Eventually, after I had given up on the .vue file (since it’s header didn’t have anything helpful), I was examining another file, a .vpk (35) through a text editor and low and behold, there was some additional information:

.vpk file header

.vpk file header

After seeing the Tufts reference in there, I went back to the Google and found the Visual Understanding Environment project page. This allowed me to identify the .vpk file and and the complementary .vue file! As should be evident, there will even be confusion when you think you’ve found a game related file type but it doesn’t fit the development context. Another issue is that the .vue and .vpk files are proprietary formats used for a little known application. In the future it will probably become even more difficult to locate a correct binary.

Even more extreme is the .lel file (48). Searching the internet for a decent amount of time finally lead me to a forum posting mentioning the format. The post discusses a Windows 7 log on screen modification program, which I figured was correct since the file I was trying to identify was called “robert-portrait Logon.lel”. The link to the  program from that post had expired, but given that I now knew it was associated with a specific program, I searched for and found a newer version. Sadly, both the application link there and its mirror are now both gone and I can’t find them elsewhere, meaning I have no way to open the .lel file nor verify it. The log on screen application is probably the most obscure program of the thirty or so I found. Its existence is was the most in danger, given that it’s a small, non-professional application made for a subset of the DeviantArt community.
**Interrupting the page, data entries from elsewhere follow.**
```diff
@@ -796,14 +795,19 @@
   constexpr int QB = 256 / G;
   const int tid = threadIdx.x, gl = tid % G, ql = tid / G;
   const int q = block * QB + ql;
-  const bool active = q < t.nq;
-  float4 q4 = {0.f, 0.f, 0.f, 0.f}, b4 = {0.f, 0.f, 0.f, 0.f};
-  if (active)
-  {
-    q4 = t.queries[2 * (size_t)q];
-    if (a.undistort) b4 = t.queries[2 * (size_t)q + 1];
-  }
+  const int nq = t.nq;
+  const float4* const queries = t.queries;
+  const GridDesc* const desc = t.desc;
+  asm volatile("" ::"s"(nq), "s"(queries), "s"(desc), "s"(a.undistort), "s"(a.link));
+  const bool active = q < nq;
+  float4 q4, b4 = {0.f, 0.f, 0.f, 0.f};
+  const size_t qs = (size_t)(active ? q : nq - 1);
+  q4 = queries[2 * qs];
+  if (a.undistort) b4 = queries[2 * qs + 1];
+  const GridDesc g0 = desc[0], g1 = desc[1], g2 = desc[2];
   if (!load_inputs(a, gin)) return;
+  asm volatile("" : "+v"(q4.x), "+v"(q4.y), "+v"(q4.z), "+v"(q4.w), "+v"(b4.x), "+v"(b4.y));
+  if (!active) q4 = {0.f, 0.f, 0.f, 0.f};
   const Rigid& pose = gin.pose;
   const InterpConst* const ic = a.undistort ? &gin.ic : nullptr;
   if (t.route_stats)
@@ -838,7 +842,7 @@
   float ub = INFINITY;
   const unsigned long long tick0 = t.trace ? wall_clock64() : 0ull;
   const RowTable tb = {sh.b, sh.e, sh.p};
-  const int outcome = group_search<KMAX, G>(t.desc, t.gp, qx, qy, qz, t.k, t.far_d2, active, gl, tid, tb, sh.save, best, ub, t.route_stats ? sh.route : nullptr, t.trace ? sh.phase : nullptr);
+  const int outcome = group_search<KMAX, G>(g0, g1, g2, t.gp, qx, qy, qz, t.k, t.far_d2, active, gl, tid, tb, sh.save, best, ub, t.route_stats ? sh.route : nullptr, t.trace ? sh.phase : nullptr);
   int cnt = 0;
 #pragma unroll
   for (int s = 0; s < KMAX; ++s)
@@ -993,26 +997,28 @@
   __shared__ FitStage<QB, KC> fs;
   __shared__ IcpInputs gin;
   const int xcd = blockIdx.x % 8, j = blockIdx.x / 8;
-  const int se = (a.t[0].nblocks + 7) / 8, sp = (a.t[1].nblocks + 7) / 8;
+  const int nbe = a.t[0].nblocks, nbp = a.t[1].nblocks, nbb = KB > 0 ? a.t[2].nblocks : 0;
+  asm volatile("" ::"s"(nbe), "s"(nbp), "s"(nbb));
+  const int se = (nbe + 7) / 8, sp = (nbp + 7) / 8;
   if (j < se)
   {
     const int block = xcd * se + j;
-    if (block >= a.t[0].nblocks) return;
+    if (block >= nbe) return;
     search_type<KE, kGE, LSA_EDGE, FUSE, KC>(a, gin, a.t[0], block, sh, fs);
   }
   else if (j < se + sp)
   {
     const int block = xcd * sp + (j - se);
-    if (block >= a.t[1].nblocks) return;
+    if (block >= nbp) return;
     search_type<KP, kGP, LSA_PLANE, FUSE, KC>(a, gin, a.t[1], block, sh, fs);
   }
   else
   {
     if constexpr (KB > 0)
     {
-      const int sb = (a.t[2].nblocks + 7) / 8;
+      const int sb = (nbb + 7) / 8;
       const int block = xcd * sb + (j - se - sp);
-      if (block >= a.t[2].nblocks) return;
+      if (block >= nbb) return;
       search_type<KB, kGB, LSA_BLOB, FUSE, KC>(a, gin, a.t[2], block, sh, fs);
     }
   }
diff --git a/lidarslam_amd/csrc/lsa_posemath.h b/lidarslam_amd/csrc/lsa_posemath.h
--- a/lidarslam_amd/csrc/lsa_posemath.h
+++ b/lidarslam_amd/csrc/lsa_posemath.h
@@ -244,17 +244,31 @@
   LSA_HDM double GetTimeRange() const { return Time1 - Time0; }
 };
 
-LSA_HD InterpConst MakeInterpConst(const Pose& H0, const Pose& H1, double t0, double t1)
+struct InterpEnd
+{
+  double trans[3];
+  Quaternion q;
+  Pose G;
+};
+LSA_HD InterpEnd MakeInterpEnd(const Pose& H)
+{
+  InterpEnd e;
+  for (int i = 0; i < 3; ++i) e.trans[i] = H(i, 3);
+  e.q = ToQuaternion(H);
+  e.G = Pose::Identity();
+  SetRotation(e.G, e.q);
+  return e;
+}
+LSA_HD InterpConst JoinInterpEnds(const InterpEnd& a, const InterpEnd& b, double t0, double t1)
 {
   InterpConst c;
-  for (int i = 0; i < 3; ++i) { c.trans0[i] = H0(i, 3); c.trans1[i] = H1(i, 3); }
-  const Quaternion qa = ToQuaternion(H0), qb = ToQuaternion(H1);
+  for (int i = 0; i < 3; ++i) { c.trans0[i] = a.trans[i]; c.trans1[i] = b.trans[i]; }
+  const Quaternion qa = a.q, qb = b.q;
   c.qa[0] = qa.w; c.qa[1] = qa.x; c.qa[2] = qa.y; c.qa[3] = qa.z;
   c.qb[0] = qb.w; c.qb[1] = qb.x; c.qb[2] = qb.y; c.qb[3] = qb.z;
   c.time0 = t0; c.time1 = t1;
-  Pose G0 = Pose::Identity(), G1 = Pose::Identity();
-  SetRotation(G0, qa);
-  SetRotation(G1, qb);
+  const Pose& G0 = a.G;
+  const Pose& G1 = b.G;
   for (int i = 0; i < 3; ++i)
   {
     for (int j = 0; j < 3; ++j) c.h0.R[i * 3 + j] = G0(i, j);
@@ -273,6 +287,10 @@
   c.sin_theta = c.linear ? 1.0 : lsa_sin(c.theta);
   return c;
 }
+LSA_HD InterpConst MakeInterpConst(const Pose& H0, const Pose& H1, double t0, double t1)
+{
+  return JoinInterpEnds(MakeInterpEnd(H0), MakeInterpEnd(H1), t0, t1);
+}
 
 struct ScanPoseClock
 {
@@ -287,16 +305,21 @@
   if (__builtin_fabs(time / (k.cur_time - k.prev_time)) > k.max_ratio) return tworld;
   return LinearInterpolation(previousTworld, tworld, k.cur_time + time, k.prev_time, k.cur_time);
 }
+LSA_HD void RefineUndistortionEnd(const Quaternion& previousRot, const double previousTrans[3], const Pose& worldToBase, const Pose& tworld, Pose& newBase, Pose& d)
+{
+  Pose previousBase = Pose::Identity();
+  SetRotation(previousBase, previousRot);
+  for (int i = 0; i < 3; ++i) previousBase(i, 3) = previousTrans[i];
+  const Pose baseToWorld = Inverse(tworld);
+  newBase = baseToWorld * worldToBase;
+  d = newBase * Inverse(previousBase);
+}
 LSA_HD void RefineUndistortionFrom(WithinFrameMotion& motion, const Pose& worldToBaseBegin, const Pose& worldToBaseEnd, const Pose& tworld, Pose& d0, Pose& d1)
 {
-  const Pose previousBaseBegin = motion.GetH0();
-  const Pose previousBaseEnd = motion.GetH1();
-  const Pose baseToWorld = Inverse(tworld);
-  const Pose newBaseBegin = baseToWorld * worldToBaseBegin;
-  const Pose newBaseEnd = baseToWorld * worldToBaseEnd;
+  Pose newBaseBegin, newBaseEnd;
+  RefineUndistortionEnd(motion.Rot0, motion.Trans0, worldToBaseBegin, tworld, newBaseBegin, d0);
+  RefineUndistortionEnd(motion.Rot1, motion.Trans1, worldToBaseEnd, tworld, newBaseEnd, d1);
   motion.SetTransforms(newBaseBegin, newBaseEnd);
-  d0 = newBaseBegin * Inverse(previousBaseBegin);
-  d1 = newBaseEnd * Inverse(previousBaseEnd);
 }
 LSA_HD void RefineUndistortion(WithinFrameMotion& motion, const ScanPoseClock& k, const Pose& previousTworld, const Pose& tworld, Pose& d0, Pose& d1)
 {
```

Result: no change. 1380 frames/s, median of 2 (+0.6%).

Obscurity of software is a double-edge sword for preservation. If something is really obscure and made for a small user base it usually isn’t that large or complex (yes I know some people write their own flight simulators). So it’s generally easy to just save a copy with the data you want it to read. The log on editor program file is probably very small, and I could have just wrapped it up with all the other data in the project without much fuss. Therefore after sussing out file types, one should definitely see if any of their dependent programs are in immediate danger of disappearing or they might not be recoverable. The .lel file was created less than three years ago and is now unreadable, things go away fast on the Internet. A main point of this work is to highlight the transience and instability of data online, another site mentioning the .lel file literally told me to just Google it, assuming that it would just be available somewhere. Sigh.

So there, a bit more information on file types, I’ll return to them at some point in the future but I’m going to break up the posts a bit since there are so many things to talk about.